:: Work to be completed ::
Look over the entries below. Report how many lines hold the word "hinfo", and only that.

————————

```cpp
#define CORAHIP_NSCRATCH 12
struct corahip_ctx {
    int device = 0;
    hipStream_t stream = nullptr;
    hipStream_t stream2 = nullptr;
    hipEvent_t ev_fork = nullptr, ev_join = nullptr;
    int *k5_tickets = nullptr;
    unsigned *draw_slot_tab = nullptr;
    int draw_slot_lmax = -1;
    bool mt_plist_ready = false;
    hipStream_t gen_stream = nullptr;
    hipEvent_t ev_ring[8] = {};
    const void *draw_pending = nullptr;
    hipEvent_t t0 = nullptr, t1 = nullptr;
    bool profile = false;
    std::map<std::string, corahip_prof_entry> prof;
// ... 123 lines not shown
```

### cora_amd/csrc/factor.hip

```cpp
#include "common.h"
#include "jacobi_sweep.h"

#include <algorithm>
#include <vector>

#define CH_NB 32

__global__ void __launch_bounds__(256)
chol_kernel(const double *__restrict__ C, int F, double jitter_rel, double *__restrict__ T,
            int32_t *__restrict__ info) {
    extern __shared__ __attribute__((aligned(16))) double lds[];
    double *D = lds;
    double *PA = lds + CH_NB * (CH_NB + 1);
    double *PB = PA + 64 * (CH_NB + 1);
    double *red = PB + 64 * (CH_NB + 1);
    int *flag = reinterpret_cast<int *>(red + 256);

    const int tid = threadIdx.x;
    const size_t off = (size_t)blockIdx.x * F * F;
    const double *A = C + off;
    double *Tl = T + off;

    double dmax = -INFINITY;
    for (int i = tid; i < F; i += 256) dmax = fmax(dmax, A[(size_t)i * F + i]);
// ... 123 lines not shown
    }
    if (tid == 0) info[blockIdx.x] = *flag;
}

#define CHM_S 34
#ifndef CHM_STAMPS
#define CHM_STAMPS 0
#endif
#if CHM_STAMPS
__device__ unsigned long long g_chm_stamps[8];
#define CSTAMP(k) { unsigned long long _t; asm volatile("s_memtime %0\n\ts_waitcnt lgkmcnt(0)" : "=s"(_t)::"memory"); c_acc[k] += _t - c_last; c_last = _t; }
#else
#define CSTAMP(k)
#endif

template <bool TALL>
__global__ void __launch_bounds__(256)
chol_ll_kernel(const double *__restrict__ C, int F, double jitter_rel, double *__restrict__ T,
               int32_t *__restrict__ info) {
    extern __shared__ __attribute__((aligned(16))) double lds[];
    double *D = lds;
    double *red = lds + CH_NB * (CH_NB + 1);
    int *flag = reinterpret_cast<int *>(red + 256);
    double *rdiag = red + 256 + 2;
    double *stage = rdiag + CH_NB;

    const int tid = threadIdx.x, lane = tid & 63, wave = tid >> 6;
    const int ri = lane & 15, kq = lane >> 4;
    const size_t off = (size_t)blockIdx.x * F * F;
    const double *A = C + off;
    double *Tl = T + off;
    double *PA = stage + (size_t)wave * (TALL ? 1 : 2) * 32 * CHM_S, *PB = PA + 32 * CHM_S;
    double *PBS = stage + 4 * 32 * CHM_S;

// ... 508 lines not shown
                        if (p < jj) s[p & 3] = fma(-x[p], D[jj * (CH_NB + 1) + p], s[p & 3]);
                    x[jj] = ((s[0] + s[1]) + (s[2] + s[3])) * rdiag[jj];
                }
            }
#pragma unroll
            for (int jj = 0; jj < CH_NB; jj += 2) *reinterpret_cast<double2 *>(row + jj) = make_double2(x[jj], x[jj + 1]);
        }
        group_sync();
    }
    if (wgl == 0 && tid == 0) {
        info[mat0 + mi] = failed;
        xcc_max[mi] = same_xcc ? 0x100 : 0x200;
    }
}

__global__ void __launch_bounds__(JAC_NT)
jacobi_root_kernel(const double *__restrict__ C, const int32_t *__restrict__ list, int F, double jitter_rel,
                   double eig_thresh, double *__restrict__ Wall, double *__restrict__ Vall,
                   double *__restrict__ T) {
    extern __shared__ __attribute__((aligned(16))) double lds[];
    double *cs = lds;
    double *red = lds + 2 * (F / 2 + 1);
    double *ev = red + JAC_NT;
    int *order = reinterpret_cast<int *>(ev + F);
    const int tid = threadIdx.x;
    const int l = list[blockIdx.x];
    const double *A = C + (size_t)l * F * F;
    double *W = Wall + (size_t)blockIdx.x * F * F;
    double *V = Vall + (size_t)blockIdx.x * F * F;
    double *Tl = T + (size_t)l * F * F;

    double dmax = -INFINITY;
    for (int i = tid; i < F; i += JAC_NT) dmax = fmax(dmax, A[(size_t)i * F + i]);
    red[tid] = dmax;
    __syncthreads();
    for (int s = JAC_NT / 2; s > 0; s >>= 1) {
        if (tid < s) red[tid] = fmax(red[tid], red[tid + s]);
        __syncthreads();
    }
    const double jit = red[0] * jitter_rel;
    __syncthreads();
    for (long q = tid; q < (long)F * F; q += JAC_NT) {
        const int i = (int)(q / F), j = (int)(q % F);
        const double v = (j <= i) ? A[(size_t)i * F + j] : A[(size_t)j * F + i];
        W[q] = v + (i == j ? jit : 0.0);
        V[q] = (i == j) ? 1.0 : 0.0;
    }
    jacobi_sweeps(W, V, F, cs, red);
    for (int i = tid; i < F; i += JAC_NT) ev[i] = W[(size_t)i * F + i];
    __syncthreads();
    double emax = -INFINITY;
    for (int i = tid; i < F; i += JAC_NT) emax = fmax(emax, ev[i]);
    red[tid] = emax;
    __syncthreads();
    for (int s = JAC_NT / 2; s > 0; s >>= 1) {
        if (tid < s) red[tid] = fmax(red[tid], red[tid + s]);
        __syncthreads();
    }
    emax = red[0];
    __syncthreads();
    jacobi_rank(ev, order, F);
    __syncthreads();
    for (long q = tid; q < (long)F * F; q += JAC_NT) {
        const int i = (int)(q / F), j = (int)(q % F);
        double e = ev[j];
        if (e < emax * eig_thresh) e = 0.0;
        Tl[(size_t)i * F + order[j]] = V[q] * sqrt(e);
    }
}

extern "C" int corahip_factor_batched(corahip_ctx *ctx, const double *C, int nl, int F, double jitter_rel,
                                      double eig_thresh, double *T, int32_t *info) {
    ARG_CHECK(ctx != nullptr && C != nullptr && T != nullptr && info != nullptr);
    ARG_CHECK(nl >= 1 && F >= 1);
    StageTimer t(ctx, "factor");
    if (F >= 64 && (F % 2) == 0) {
        const bool tall = F >= 384;
        const size_t shm = sizeof(double) * (CH_NB * (CH_NB + 1) + 256 + 2 + CH_NB + (tall ? 6 : 8) * 32 * CHM_S) + 16;
        const char *coop_env = getenv("CORAHIP_K2_COOP");
        const int nblk = (F + 31) / 32;
        const int G = (nblk + 3) / 4;
        int nrem = 0;
        if (tall && (F % 32) == 0 && !(coop_env && atoi(coop_env) == 0) && !CHM_STAMPS) {
            const int slots = 2 * ctx->num_cu;
            const int r = nl % slots;
            if (nl > slots && r > 0 && ((r + 7) / 8) * 8 * G <= ctx->num_cu && r <= 16) nrem = r;
            if (coop_env && atoi(coop_env) == 2 && ((nl + 7) / 8) * 8 * G <= ctx->num_cu) nrem = nl;
        }
        const size_t shm2 = sizeof(double) * (CH_NB * (CH_NB + 1) + 256 + 2 + CH_NB + 8 * 32 * CHM_S) + 16;
        if (nrem > 0) {
            HIP_TRY(hipFuncSetAttribute((const void *)chol_coop_kernel, hipFuncAttributeMaxDynamicSharedMemorySize, (int)shm2));
            int per_cu = 0;
            HIP_TRY(hipOccupancyMaxActiveBlocksPerMultiprocessor(&per_cu, (const void *)chol_coop_kernel, 256, shm2));
            if ((long)per_cu * ctx->num_cu < (long)((nrem + 7) / 8) * 8 * G) nrem = 0;
        }
        const int nmain = nl - nrem;
        if (tall) {
// ... 22 lines not shown
        {
            unsigned long long hs[8], z[8] = {0};
            HIP_TRY(hipStreamSynchronize(ctx->stream));
            HIP_TRY(hipMemcpyFromSymbol(hs, HIP_SYMBOL(g_chm_stamps), sizeof(hs)));
            const double per = 1.0 / (double)std::max<unsigned long long>(hs[7], 1);
            fprintf(stderr, "K2 F=%d nl=%d tall=%d: cycles/wave  A %.0f  bar %.0f  B %.0f  bar %.0f  C %.0f  bar %.0f\n", F, nl, (int)tall,
                    hs[0] * per, hs[1] * per, hs[2] * per, hs[3] * per, hs[4] * per, hs[5] * per);
            HIP_TRY(hipMemcpyToSymbol(HIP_SYMBOL(g_chm_stamps), z, sizeof(z)));
        }
#endif
    } else {
        const size_t shm = sizeof(double) * (CH_NB * (CH_NB + 1) + 2 * 64 * (CH_NB + 1) + 256) + 16;
        chol_kernel<<<nl, 256, shm, ctx->stream>>>(C, F, jitter_rel, T, info);
        LAUNCH_CHECK();
    }
    std::vector<int32_t> hinfo(nl);
    HIP_TRY(hipMemcpyAsync(hinfo.data(), info, sizeof(int32_t) * nl, hipMemcpyDeviceToHost, ctx->stream));
    HIP_TRY(hipStreamSynchronize(ctx->stream));
    {
        bool redo = false;
        for (int l = 0; l < nl; l++)
            if (hinfo[l] == 3) {
                const size_t shm = sizeof(double) * (CH_NB * (CH_NB + 1) + 256 + 2 + CH_NB + 6 * 32 * CHM_S) + 16;
                chol_ll_kernel<true><<<1, 256, shm, ctx->stream>>>(C + (size_t)l * F * F, F, jitter_rel, T + (size_t)l * F * F, info + l);
                LAUNCH_CHECK();
                redo = true;
            }
        if (redo) {
            HIP_TRY(hipMemcpyAsync(hinfo.data(), info, sizeof(int32_t) * nl, hipMemcpyDeviceToHost, ctx->stream));
            HIP_TRY(hipStreamSynchronize(ctx->stream));
        }
    }
    std::vector<int32_t> list;
    for (int l = 0; l < nl; l++)
        if (hinfo[l] != 0) list.push_back(l);
    if (list.empty()) return 0;
    const size_t per = (size_t)2 * F * F * sizeof(double);
    const size_t batch = std::max<size_t>(1, std::min<size_t>(list.size(), ((size_t)1 << 31) / per));
    int32_t *dlist = nullptr;
    double *scratch = nullptr;
    HIP_TRY(hipMalloc((void **)&dlist, sizeof(int32_t) * list.size()));
    HIP_TRY(hipMalloc((void **)&scratch, per * batch));
    HIP_TRY(hipMemcpyAsync(dlist, list.data(), sizeof(int32_t) * list.size(), hipMemcpyHostToDevice, ctx->stream));
    const size_t shm = sizeof(double) * (2 * (F / 2 + 1) + JAC_NT + F) + sizeof(int) * (F + 4) + 16;
    for (size_t b0 = 0; b0 < list.size(); b0 += batch) {
        const int nb = (int)std::min(batch, list.size() - b0);
        jacobi_root_kernel<<<nb, JAC_NT, shm, ctx->stream>>>(C, dlist + b0, F, jitter_rel, eig_thresh, scratch,
                                                         scratch + (size_t)nb * F * F, T);
        LAUNCH_CHECK();
    }
    HIP_TRY(hipStreamSynchronize(ctx->stream));
    (void)hipFree(dlist);
    (void)hipFree(scratch);
    return 0;
}
```

### cora_amd/parallel.py

```python
from dataclasses import dataclass


@dataclass
class ShardPlan:
    rank: int
    world: int
    l_lo: int
    l_hi: int
    l_shard: int
    l_pad: int
    nu0: int
    nnu: int
    L: int = 0
    chunks: tuple = ()


def fold_chunks(F, rank, world):
    if F % (2 * world) or (F // (2 * world)) % 4:
        raise ValueError("fold=True needs F divisible by 8 * world (F = %d, world = %d)" % (F, world))
    c = F // (2 * world)
    return ((rank * c, c), ((2 * world - 1 - rank) * c, c))


def fold_permutation(F, world):
# ... 324 lines not shown
            self._emulated = (Tf, inf, rows)
            nl0 = sp.l_hi - sp.l_lo
            self._emu_C = ctx.empty((nl0, F, F))
            for l0 in range(0, nl0, lc):
                Cc = ctx.empty((min(lc, nl0 - l0), F, F)).normal_()
                self._emu_C[l0:l0 + Cc.shape[0]].copy_(Cc @ Cc.transpose(1, 2) + eye)
                del Cc

    def _chan_index(self):
        import torch

        if getattr(self, "_chan_idx", None) is None:
            self._chan_idx = torch.as_tensor(self.channels, device=self.ctx.device)
        return self._chan_idx

    def _clarray_local(self):
        ctx = self.ctx
        if self._sep is not None:
            return ctx.clarray_separable(self._sep[0], self._sep[1], self.F, self.zint, self.w)
        return ctx.clarray_table21cm(*self._tabs, *self._k1, self.F, self.zint, self.w, self._lx)

    def _separable_factors(self):
        import torch

        ctx = self.ctx
        one = torch.ones((1,), dtype=torch.float64, device=ctx.device)
        bbar = ctx.clarray_separable(one, self._sep[1], self.F, self.zint, self.w)
        tb, ib = ctx.factor_batched(bbar)
        rows = tb[0].index_select(0, self._chan_index())
        T = torch.sqrt(self._sep[2])[:, None, None] * rows[None, :, :]
        info = ib.expand(self.L).contiguous()
        return T.contiguous(), info, True

    def _clarray_pairs(self, first, step):
        return self.ctx.clarray_table21cm_pairs(*self._tabs, *self._k1, self.F, self.zint, self.w, self._lx, first, step,
# ... 23 lines not shown
            return Tr, ia, True
        Ta, ia = allgather_factors(T, info, sp)
        return Ta, ia, False

    def factors(self):
        ctx, sp = self.ctx, self.plan
        if self._sep is not None:
            return self._separable_factors()
        if self.emulate_world > 1:
            N = self.emulate_world
            if self.pair_sharded:
                slab = self._clarray_pairs(N - 1, N)
                C = ctx.clarray_pairs_finish(slab.new_zeros((N,) + tuple(slab.shape[1:])), self.F, sp.l_hi - sp.l_lo)
                del C
            else:
                self._clarray_local()
            ctx.factor_batched(self._emu_C)
            return self._emulated
        if not self.distributed:
            T, info = ctx.factor_batched(self._clarray_local())
            return T, info, False
        if self.pair_sharded:
            mine = exchange_pair_slabs(self._clarray_pairs(self.rank, self.world), sp)
            T, info = ctx.factor_batched(ctx.clarray_pairs_finish(mine, self.F, sp.l_hi - sp.l_lo))
            Tr, ia = exchange_factor_rows(T, info, sp)
            return Tr, ia, True
        T, info = ctx.factor_batched(self._clarray_local())
        Ta, ia = allgather_factors(T, info, sp)
        return Ta, ia, False

    def draw(self, seed, factors=None, out=None):
        ctx = self.ctx
        out = self.alm_buf if out is None else out
        T, info, rows = factors if factors is not None else self.factors()
        if rows and self.folded:
# ... 203 lines not shown
```

### include/corahip.h

```cpp
#ifndef CORAHIP_H
#define CORAHIP_H

#include <stddef.h>
#include <stdint.h>

#ifdef __cplusplus
extern "C" {
#endif

#define CORAHIP_ABI_VERSION 1
#define CORAHIP_ABI_MINOR 12

#define CORAHIP_EINVAL (-1)
#define CORAHIP_ENOMEM (-2)
#define CORAHIP_ESTATE (-3)

typedef struct corahip_ctx corahip_ctx;
typedef struct corahip_sht_plan corahip_sht_plan;

int corahip_abi_version(void);
int corahip_abi_minor(void);
const char *corahip_last_error(void);
int corahip_device_count(int *count);
int corahip_ctx_create(int device_id, corahip_ctx **ctx);
// ... 13 lines not shown


int corahip_clarray_table21cm(corahip_ctx *ctx, const double *dd, const double *dv, const double *vv,
                              int nkperp, int nkpar, double kperpmin, double kperpmax, double kparmax,
                              const double *chi, const double *pfd, const double *f, const double *b,
                              int F, int zint, const double *w, const double *log10l, int nl,
                              double *out);

int corahip_clarray_table21cm_pairs(corahip_ctx *ctx, const double *dd, const double *dv, const double *vv,
                                    int nkperp, int nkpar, double kperpmin, double kperpmax, double kparmax,
                                    const double *chi, const double *pfd, const double *f, const double *b,
                                    int F, int zint, const double *w, const double *log10l, int nl,
                                    int pair_first, int pair_step, int l_block, double *out_pairs);
int corahip_clarray_pairs_finish(corahip_ctx *ctx, const double *pairs_in, int F, int nranks, int l_stride,
                                 int nl, double *out);

int corahip_clarray_tables_pin(corahip_ctx *ctx, const double *dd, const double *dv, const double *vv,
                               uint64_t generation);

int corahip_aps_table21cm_points(corahip_ctx *ctx, const double *dd, const double *dv, const double *vv,
                                 int nkperp, int nkpar, double kperpmin, double kperpmax, double kparmax,
                                 long n, const double *lx, const double *chi1, const double *chi2,
                                 const double *cdd, const double *cdv, const double *cvv, double *out);

int corahip_clarray_separable(corahip_ctx *ctx, const double *al, int nl, const double *bcov, int F,
                              int zint, const double *w, double *out);
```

————————

:: Answer to this exercise ::
5